Home Goods Chain Bed Bath & Beyond To Close 60 Stores

Justin Sullivan/Getty Images News

Shareholders soon may be papering their bathroom walls with their Bed Bath & Beyond (NASDAQ:BBBY) stock certificates instead of having to buy wallpaper at a store. Prior massive stock repurchases have severely weakened this retailer and vendors are currently making it very difficult, if not impossible, for BBBY to turn around. Some vendors have set much stricter standards for orders, which has resulted in BBBY being unable to properly stock their stores. Even with new financing they may not have enough capital to cover expected negative cash flows. I have serious doubts that the company can survive the recession without going into bankruptcy court, unless meme traders buy a lot more shares in any future stock offers. BBBY stock most likely would currently be trading much lower if meme traders did not discourage smart investors from selling it short.

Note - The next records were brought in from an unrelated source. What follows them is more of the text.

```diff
@@ -549,12 +549,12 @@
     const int row0 = mtile * 256 + wv.wm * 128, colbase = ntile * 256 + wv.nh * 128 + wv.wn * 64;
     const bool rows_live = row0 < d * a.cout;
     const int jidx = colbase / a.kppad, kp0 = colbase - jidx * a.kppad, qbase = a.qbase[t];
-    if ((flags & EPI_RES) && rows_live) residual_start(acc, row0, kp0, jidx, d, qbase, a.res, a.descale, a.cout, a.nT32, lane);
+    resstart_experiment(acc, flags, rows_live, row0, kp0, jidx, d, qbase, a.res, a.descale, a.cout, a.nT32, lane);
     asm volatile("s_waitcnt vmcnt(0)" ::: "memory");
     __builtin_amdgcn_s_barrier();
 
     ring_plain<true>(acc, smem, wv, Ag, [&](int s) { return Bg + step_off(s); }, KT, rows_live, sc);
-    if (rows_live) coef_epilogue(acc, row0, kp0, jidx, d, qbase, a.out, a.bias, a.descale, a.cout, a.nT32, a.rflag, lane, flags);
+    if (rows_live) coef_epilogue(acc, row0, kp0, jidx, d, qbase, a.out, a.res, a.bias, a.descale, a.cout, a.nT32, a.rflag, lane, flags);
 }
 
 struct CGemmArgs {
@@ -755,7 +755,7 @@
     }
     const int colbase = ntile * 256 + w8 * 32;
     const int jidx = colbase / a.kppad, kp0 = colbase - jidx * a.kppad;
-    coef_epilogue(acc, 0, kp0, jidx, d, a.qbase[t], a.out, a.bias, a.descale, 32, a.nT32, a.rflag, lane, flags & F2_NOSTORE);
+    coef_epilogue(acc, 0, kp0, jidx, d, a.qbase[t], a.out, nullptr, a.bias, a.descale, 32, a.nT32, a.rflag, lane, flags & F2_NOSTORE);
 }
 
 int fgemm3_init() {
```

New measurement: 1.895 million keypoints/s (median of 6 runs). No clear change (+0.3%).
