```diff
@@ -848,14 +942,14 @@
           float ex[NE > 0 ? NE : 1];
           shade(t, sigma, cr, cg, cb, ex);
           if (FINE) {
-            sc_srgb[s * kThreads + gt] = make_float4(sigma, cr, cg, cb);
-            sc_t[s * kThreads + gt] = t;
-#pragma unroll
-            for (int a = 0; a < NES; ++a) sc_e[((size_t)s * NES + a) * kThreads + gt] = ex[a];
+            reinterpret_cast<float4*>(slab)[s * kThreads + gt] = make_float4(sigma, cr, cg, cb);
+            slab[(4 * S + s) * kThreads + gt] = t;
+#pragma unroll
+            for (int a = 0; a < NES; ++a) slab[(7 * S + s * NES + a) * kThreads + gt] = ex[a];
             if (s > 0) {
               const float delta = (t - prev_t) * r.dn;
               const float a = 1.f - __expf(-prev_s * delta);
-              sc_w[(s - 1) * kThreads + gt] = a * wT;
+              slab[(5 * S + s - 1) * kThreads + gt] = a * wT;
               wT = wT * ((1.f - a) + 1e-10f);
             }
             prev_t = t;
@@ -867,18 +961,24 @@
         }
       }
 
-      if (FINE) {
+      if (FINE && !ps.fine) {
         sc_w[(S - 1) * kThreads + gt] = 0.f;
         __threadfence_block();
         __syncwarp();
-        if (lane == 0) mbar_arrive(cw_ready);
-        tc::mbar_wait(cw_ready, tile_it & 1);
+        if (lane == 0) mbar_arrive(cw_ready + (ps.i & 1));
+        if (!kAhead) {
+          tc::mbar_wait(cw_ready + (ps.i & 1), tpar);
+          resample_rows(ps.i, 0, r.tnear, r.tfar, ray, valid);
+          __threadfence_block();
+          __syncwarp();
+          if (lane == 0) mbar_arrive(zf_ready + (ps.i & 1));
+        }
         NFI_T(4)
-        resample_rows(0, r.tnear, r.tfar, ray, valid);
-        __threadfence_block();
-        __syncwarp();
-        if (lane == 0) mbar_arrive(zf_ready);
-        tc::mbar_wait(zf_ready, tile_it & 1);
+        continue;
+      }
+
+      if (FINE) {
+        tc::mbar_wait(zf_ready + (ps.i & 1), tpar);
         NFI_T(5)
 
         int c = 0;
```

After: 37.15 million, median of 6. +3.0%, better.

Used Cash for Massive Share Repurchases

As everyone already knows the traditional retail industry has had a very difficult last 10 years and this includes BBBY. The major reason, in my opinion, why BBBY has gotten itself into such a difficult position is because of irrational prior massive stock repurchases. They have used a total of $11.728 billion of their cash to repurchase 264.7 million shares for an average price of $44.31, including repurchases over the past year, since 2004. These numbers compare to 91,779,205 shares outstanding, including the recent 12 million stock offering, or about a total equity capitalization of just $613 million.

How can the board of directors defend authorizing using $406.5 million cash from February 27, 2021, to November 27, 2021 to repurchase 14.182 million shares for an average price of $28.66? The company was already facing many problems and they burned cash on just trying to support their stock price. Why not use the cash to actually improve operations and their business model? This grossly irrational, in my opinion, use of cash continued, and they repurchased an additional 14.365 million shares using $130.5 million in the final quarter and 2.5 million shares for about $43 million during their 1Q of this year.

So let me get this straight. Earlier this year the company was making major repurchases of their stock that was authorized by the board of directors, but on August 31 they did a 180 degree turn and sold 12 million shares via Jefferies, which most likely raised about $100 million net, because they desperately need additional cash.

Chart
Data by YCharts

Vendors Have Become a Major Problem

Their vendors could be the ones that force BBBY into restructuring. Because of our complex bankruptcy process many vendors do not even want to deal with retailers who are facing financial troubles and other vendors are requiring stricter terms.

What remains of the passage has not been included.